Vietnam runs nearly 28 bln USD in trade deficit with China hinh anh 1Vietnam’s trade deficit with China is widening (Illustrative photo: VietnamPlus)

Hanoi (VNA) – Vietnam’s trade deficit with China is widening, exceeding 27 billion USD in the first nine months of 2019.

According to the Ministry of Industry and Trade, total trade revenue over the last nine months is estimated at 382.72 billion USD. That includes 194.3 billion USD in exports and 188.42 billion USD in imports, up 8.2 percent and 8.9 percent year on year, respectively.

Shipments to some markets posted high growth rates such as Japan 10 percent, the Republic of Korea 8.1 percent, ASEAN 4.7 percent, and Russia 13.9 percent.

In particular, trade with China reached about 83.25 billion USD by the end of the third quarter. However, Vietnam’s deficit with this market is widening.

During the reviewed period, exports to China declined 3.8 percent from the same period last year to some 27.75 billion USD. Meanwhile, Vietnam spent around 55.5 billion USD on importing goods from the neighbouring country, rising by 17.3 percent.

As a result, Vietnam ran a trade deficit of about 27.75 billion USD with China in the nine months, a surge from more than 25 billion USD between January and August.

[Vietnam gains 194.3 billion USD in export revenue in nine months]

The most imported commodities were machinery, equipment, tools and spare parts; computers, electronic products and components; and mobile phones and components. Meanwhile, the country’s main exports to China were computers, electronic products and components, mobile phones and components, along with agricultural products.

The ministry’s statistics also show that of the 194.3 billion USD in the nine-month export turnover, 30.7 percent was contributed by the domestic sector, and 69.3 percent by the foreign invested one.

The United States continued to be the largest importer as it splashed out 44.9 billion USD on purchasing Vietnamese goods, followed by the European Union (31.1 billion USD), ASEAN (19.4 billion USD), Japan (15.1 billion USD), and the Republic of Korea (14.5 billion USD).

During the period, 26 products achieved an export turnover of more than 1 billion USD, with five of them posting more than 10 billion USD in export value.

To be more specific, shipments of mobile phones and spare parts fetched 38.6 billion USD; electronic products, computers and spare parts 25.4 billion USD; garments and textiles 24.8 billion USD; footwear 13.3 billion USD; and machines, equipment and spare parts 12.9 billion USD. They all recorded a good growth of 5.1 percent, 16.9 percent, 10.4 percent, 13.5 percent and 7.5 percent, respectively.

On stark contrast, exports of agro-fishery products experienced a substantial drop, with the sharpest falls seen in shipments of coffee (20.7 percent) and rice (9.7 percent).

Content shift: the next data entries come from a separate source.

template <int MODE, int BN>
__global__ void __launch_bounds__(GEMM_THREADS, 1)
    k_gemm_tc(const __grid_constant__ CUtensorMap map_a, const __grid_constant__ CUtensorMap map_b,
              const __grid_constant__ CUtensorMap map_b_lo, TcArgs g) {
  constexpr bool TF32 = MODE != 0;
  constexpr bool X3 = MODE == 2;
  constexpr int ELEM = TF32 ? 4 : 2;
  constexpr int K_PER_BLOCK = ROW_BYTES / ELEM;
  constexpr int B_TILE_BYTES = BN * ROW_BYTES;
  constexpr int SLOTS = X3 ? 2 : 1;
  constexpr int STAGE_BYTES = (A_TILE_BYTES + B_TILE_BYTES) * SLOTS;
  extern __shared__ __align__(1024) uint8_t smem_raw[];
  uint8_t* smem = reinterpret_cast<uint8_t*>((reinterpret_cast<uintptr_t>(smem_raw) + 1023) & ~(uintptr_t)1023);
  uint64_t* full = reinterpret_cast<uint64_t*>(smem + (size_t)g.ring_bytes);
  uint64_t* empty = full + g.stages;

  const int warp = threadIdx.x >> 5, lane = threadIdx.x & 31;
  const int m0 = blockIdx.x * g.rows_per_tile, n0 = blockIdx.y * BN;
  const int kb0 = blockIdx.z * g.kb_per;
  const int nkb = min(g.k_blocks, kb0 + g.kb_per) - kb0;

  if (threadIdx.x == 0) {
    for (int s = 0; s < g.stages; ++s) {
      mbar_init(smem_u32(&full[s]), 1);
      mbar_init(smem_u32(&empty[s]), 2);
    }
    fence_barrier_init();
  }
  __syncthreads();

  float acc[BN / 2];
#pragma unroll
  for (int i = 0; i < BN / 2; ++i) acc[i] = 0.f;

  if (warp == GEMM_PRODUCER_WARP) {
    if (elect_one()) {
      asm volatile("prefetch.tensormap [%0];" ::"l"(&map_a) : "memory");
      asm volatile("prefetch.tensormap [%0];" ::"l"(&map_b) : "memory");
      for (int it = 0; it < nkb; ++it) {
        const int kb = kb0 + it;
        const int s = it % g.stages;
        const uint32_t ph = (it / g.stages) & 1;
        mbar_wait(smem_u32(&empty[s]), ph ^ 1);
        uint8_t* st = smem + (size_t)s * STAGE_BYTES;
        const uint32_t bar = smem_u32(&full[s]);
        if (g.conv) {
          mbar_expect_tx(bar, g.rows_per_tile * ROW_BYTES + B_TILE_BYTES * SLOTS);
          const int tap = kb / g.cpb, cb = kb - tap * g.cpb;
          const int ky = tap / g.conv_kw, kx = tap - ky * g.conv_kw;
          tma_load_4d_tc(smem_u32(st), &map_a, bar, cb * K_PER_BLOCK, kx - g.conv_pad_l, ky - g.conv_pad_t, m0 / g.hw);
        } else {
          mbar_expect_tx(bar, A_TILE_BYTES + B_TILE_BYTES * SLOTS);
          tma_load_2d(smem_u32(st), &map_a, bar, kb * K_PER_BLOCK, m0);
        }
        uint8_t* sb = st + A_TILE_BYTES * SLOTS;
        tma_load_2d(smem_u32(sb), &map_b, bar, kb * K_PER_BLOCK, n0);
        if (X3) tma_load_2d(smem_u32(sb + B_TILE_BYTES), &map_b_lo, bar, kb * K_PER_BLOCK, n0);
      }
    }
  } else {
    const int wg = warp >> 2, t = threadIdx.x & 127;
    float part[X3 ? BN / 2 : 1];
    for (int it = 0; it < nkb; ++it) {
      const int s = it % g.stages;
      mbar_wait(smem_u32(&full[s]), (it / g.stages) & 1);
      const uint32_t st = smem_u32(smem + (size_t)s * STAGE_BYTES);
      const uint32_t a_hi = st + (uint32_t)(wg * 64 * ROW_BYTES), a_lo = a_hi + A_TILE_BYTES;
      const uint32_t b_hi = st + (uint32_t)(A_TILE_BYTES * SLOTS), b_lo = b_hi + B_TILE_BYTES;
      if (X3) {
#pragma unroll
        for (int i = t; i < 64 * ROW_BYTES / 16; i += 128) split_tf32(a_hi + (uint32_t)(i * 16), a_lo + (uint32_t)(i * 16));
        fence_proxy_async();
        wg_bar_sync(wg);
        wg_x3_kblock_sum<BN>(acc, part, a_hi, a_lo, b_hi, b_lo);
      } else {
        wgmma_fence();
        wg_mma_kblock<TF32, false, BN>(acc, a_hi, a_lo, b_hi, b_lo, 1u);
        wgmma_commit();
        wgmma_wait_all();
      }
      wg_bar_sync(wg);
      if (t == 0) mbar_arrive(smem_u32(&empty[s]));
    }
  }

  const int pitch = BN + 4;
  __syncthreads();
  if (warp < GEMM_PRODUCER_WARP) {
    const int row = (warp >> 2) * 64 + (warp & 3) * 16 + (lane >> 2);
    const uint32_t stg = smem_u32(smem) + (uint32_t)((row * pitch + 2 * (lane & 3)) * 4);
#pragma unroll
    for (int i = 0; i < BN / 2; i += 4) {
      const uint32_t c = (uint32_t)((i >> 2) * 8 * 4);
      asm volatile("st.shared.v2.f32 [%0], {%1, %2};" ::"r"(stg + c), "f"(acc[i]), "f"(acc[i + 1]) : "memory");
      asm volatile("st.shared.v2.f32 [%0], {%1, %2};" ::"r"(stg + c + (uint32_t)(8 * pitch * 4)), "f"(acc[i + 2]), "f"(acc[i + 3])
                   : "memory");
    }
  }
  __syncthreads();
  const int n_warps = blockDim.x >> 5;
  const int rows = min(g.rows_per_tile, g.M - m0);
  if (g.splits > 1) {
    cluster_sync_all();
    const int z = (int)cluster_ctarank();
    for (int r = z + g.splits * warp; r < rows; r += n_warps * g.splits)
      copy_out_row<TF32>(g, smem, pitch, r, m0, n0, lane, g.splits, 1);
    __syncwarp();
    cluster_sync_all();
  } else if (g.is_head) {
    for (int r = warp; r < rows; r += n_warps) copy_out_row<TF32>(g, smem, pitch, r, m0, n0, lane, 1, 1);
  } else {
    const int c4n = g.block_n >> 2;
    const int items = rows * c4n;
    const int T = (int)blockDim.x;
    const uint32_t sbase = smem_u32(smem);
    int inc_r = T / c4n, inc_c = T - inc_r * c4n;
    int r_it = (int)threadIdx.x / c4n, c_it = (int)threadIdx.x - r_it * c4n;
    if (TF32 && inc_r >= 1) {
      inc_c = 0;
      if ((int)threadIdx.x >= inc_r * c4n) r_it = rows;
    }
    if (inc_c == 0 && TF32) {
      const int nn = n0 + c_it * 4;
      if (nn < g.N && r_it < rows) {
        const float4 sc = __ldg(reinterpret_cast<const float4*>(g.scale + nn)), of = __ldg(reinterpret_cast<const float4*>(g.offset + nn));
        const bool relu = g.act == WB_ACT_RELU6;
        uint32_t sp = sbase + (uint32_t)((r_it * pitch + c_it * 4) * 4);
        const uint32_t sstep = (uint32_t)(inc_r * pitch * 4);
        float* op = reinterpret_cast<float*>(g.out) + (size_t)(m0 + r_it) * g.N + nn;
        const float* rp = g.residual != nullptr ? reinterpret_cast<const float*>(g.residual) + (size_t)(m0 + r_it) * g.N + nn : nullptr;
        const size_t gstep = (size_t)inc_r * g.N;
        int r = r_it;
        for (; r + 3 * inc_r < rows; r += 4 * inc_r) {
          float4 y[4], rs[4];
#pragma unroll
          for (int u = 0; u < 4; ++u) {
            y[u] = lds128(sp + u * sstep);
            if (rp != nullptr) rs[u] = *reinterpret_cast<const float4*>(rp + u * gstep);
          }
#pragma unroll
          for (int u = 0; u < 4; ++u) {
            float4 v = make_float4(affine_rn(y[u].x, sc.x, of.x), affine_rn(y[u].y, sc.y, of.y), affine_rn(y[u].z, sc.z, of.z),
                                   affine_rn(y[u].w, sc.w, of.w));
            if (relu) v = make_float4(relu6f(v.x), relu6f(v.y), relu6f(v.z), relu6f(v.w));
            if (rp != nullptr) v = make_float4(__fadd_rn(v.x, rs[u].x), __fadd_rn(v.y, rs[u].y), __fadd_rn(v.z, rs[u].z), __fadd_rn(v.w, rs[u].w));
            *reinterpret_cast<float4*>(op + u * gstep) = v;
          }
          sp += 4 * sstep;
          op += 4 * gstep;
          if (rp != nullptr) rp += 4 * gstep;
        }
        for (; r < rows; r += inc_r) {
          const float4 y = lds128(sp);
          float4 v = make_float4(affine_rn(y.x, sc.x, of.x), affine_rn(y.y, sc.y, of.y), affine_rn(y.z, sc.z, of.z), affine_rn(y.w, sc.w, of.w));
          if (relu) v = make_float4(relu6f(v.x), relu6f(v.y), relu6f(v.z), relu6f(v.w));
          if (rp != nullptr) {
            const float4 r4 = *reinterpret_cast<const float4*>(rp);
            v = make_float4(__fadd_rn(v.x, r4.x), __fadd_rn(v.y, r4.y), __fadd_rn(v.z, r4.z), __fadd_rn(v.w, r4.w));
            rp += gstep;
          }
          *reinterpret_cast<float4*>(op) = v;
          sp += sstep;
          op += gstep;
        }
      }
    } else
    for (int i0 = threadIdx.x; i0 < items; i0 += 4 * T) {
      float4 y[4], sc[4], of[4];
      int rr[4], cc[4];
#pragma unroll
      for (int u = 0; u < 4; ++u) {
        rr[u] = r_it;
        cc[u] = c_it * 4;
        if (i0 + T * u < items && n0 + cc[u] < g.N) {
          y[u] = lds128(sbase + (uint32_t)((rr[u] * pitch + cc[u]) * 4));
          sc[u] = __ldg(reinterpret_cast<const float4*>(g.scale + n0 + cc[u]));
          of[u] = __ldg(reinterpret_cast<const float4*>(g.offset + n0 + cc[u]));
        }
        r_it += inc_r;
        c_it += inc_c;
        if (c_it >= c4n) {
          c_it -= c4n;
          ++r_it;
        }
      }
#pragma unroll
      for (int u = 0; u < 4; ++u) {
        const int nn = n0 + cc[u];
        if (i0 + T * u >= items || nn >= g.N) continue;
        const size_t o = (size_t)(m0 + rr[u]) * g.N + nn;
        y[u] = make_float4(affine_rn(y[u].x, sc[u].x, of[u].x), affine_rn(y[u].y, sc[u].y, of[u].y),
                           affine_rn(y[u].z, sc[u].z, of[u].z), affine_rn(y[u].w, sc[u].w, of[u].w));
        if (g.act == WB_ACT_RELU6) y[u] = make_float4(relu6f(y[u].x), relu6f(y[u].y), relu6f(y[u].z), relu6f(y[u].w));
        if (TF32) {
          if (g.residual != nullptr) {
            const float4 r4 = *reinterpret_cast<const float4*>(reinterpret_cast<const float*>(g.residual) + o);
            y[u] = make_float4(__fadd_rn(y[u].x, r4.x), __fadd_rn(y[u].y, r4.y), __fadd_rn(y[u].z, r4.z), __fadd_rn(y[u].w, r4.w));
          }
          *reinterpret_cast<float4*>(reinterpret_cast<float*>(g.out) + o) = y[u];
        } else {
          ActIO<__nv_bfloat16>::st4(reinterpret_cast<__nv_bfloat16*>(g.out) + o, y[u]);
        }
      }
    }
  }
}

Experts said that shipments of agricultural products and seafood depended much on the Chinese market, and once the Chinese Government tightened import standards, Vietnamese exporters would find it hard to bring their products to this market. Meanwhile, local firms maintained export advantage in the United States, the European Union, the Republic of Korea and Japan, with most of the exports being electronic products, garments-textiles, and footwear.

Also in the January – September period, Vietnam recorded a gross domestic product (GDP) expansion of 6.98 percent, the highest nine-month growth rate over the past nine years, according to the General Statistics Office (GSO).

The third-quarter GDP grew by 7.31 percent year on year, higher than 6.82 percent in the first quarter and 6.73 percent in the second quarter.

In the first nine months, industry – construction rose by 9.63 percent and services by 6.85 percent, contributing 52.6 percent and 42.6 percent to the GDP, respectively.

Agriculture, forestry and fishery expanded just 2.02 percent and contributed 4.8 percent to the GDP as the sector has been struggling to cope with impacts of climate change and African swine fever while major foreign buyers have set stricter import rules.

Agriculture has yet to rebound, inching up 0.74 percent from the same period last year, lower than that of 2017 and 2018. Fishery was the sector’s best performer which increased 6.12 percent while forestry grew by 3.98 percent.

The GSO said manufacturing and processing remained the main engine driving the industry sector as well as the entire economy, growing at 11.37 percent.

In the services industry, wholesale and retail posted the highest growth at 8.31 percent, followed by finance, banking and insurance segment (8.19 percent), transportation and logistics (7.82 percent), and information and communications (7.65 percent)./.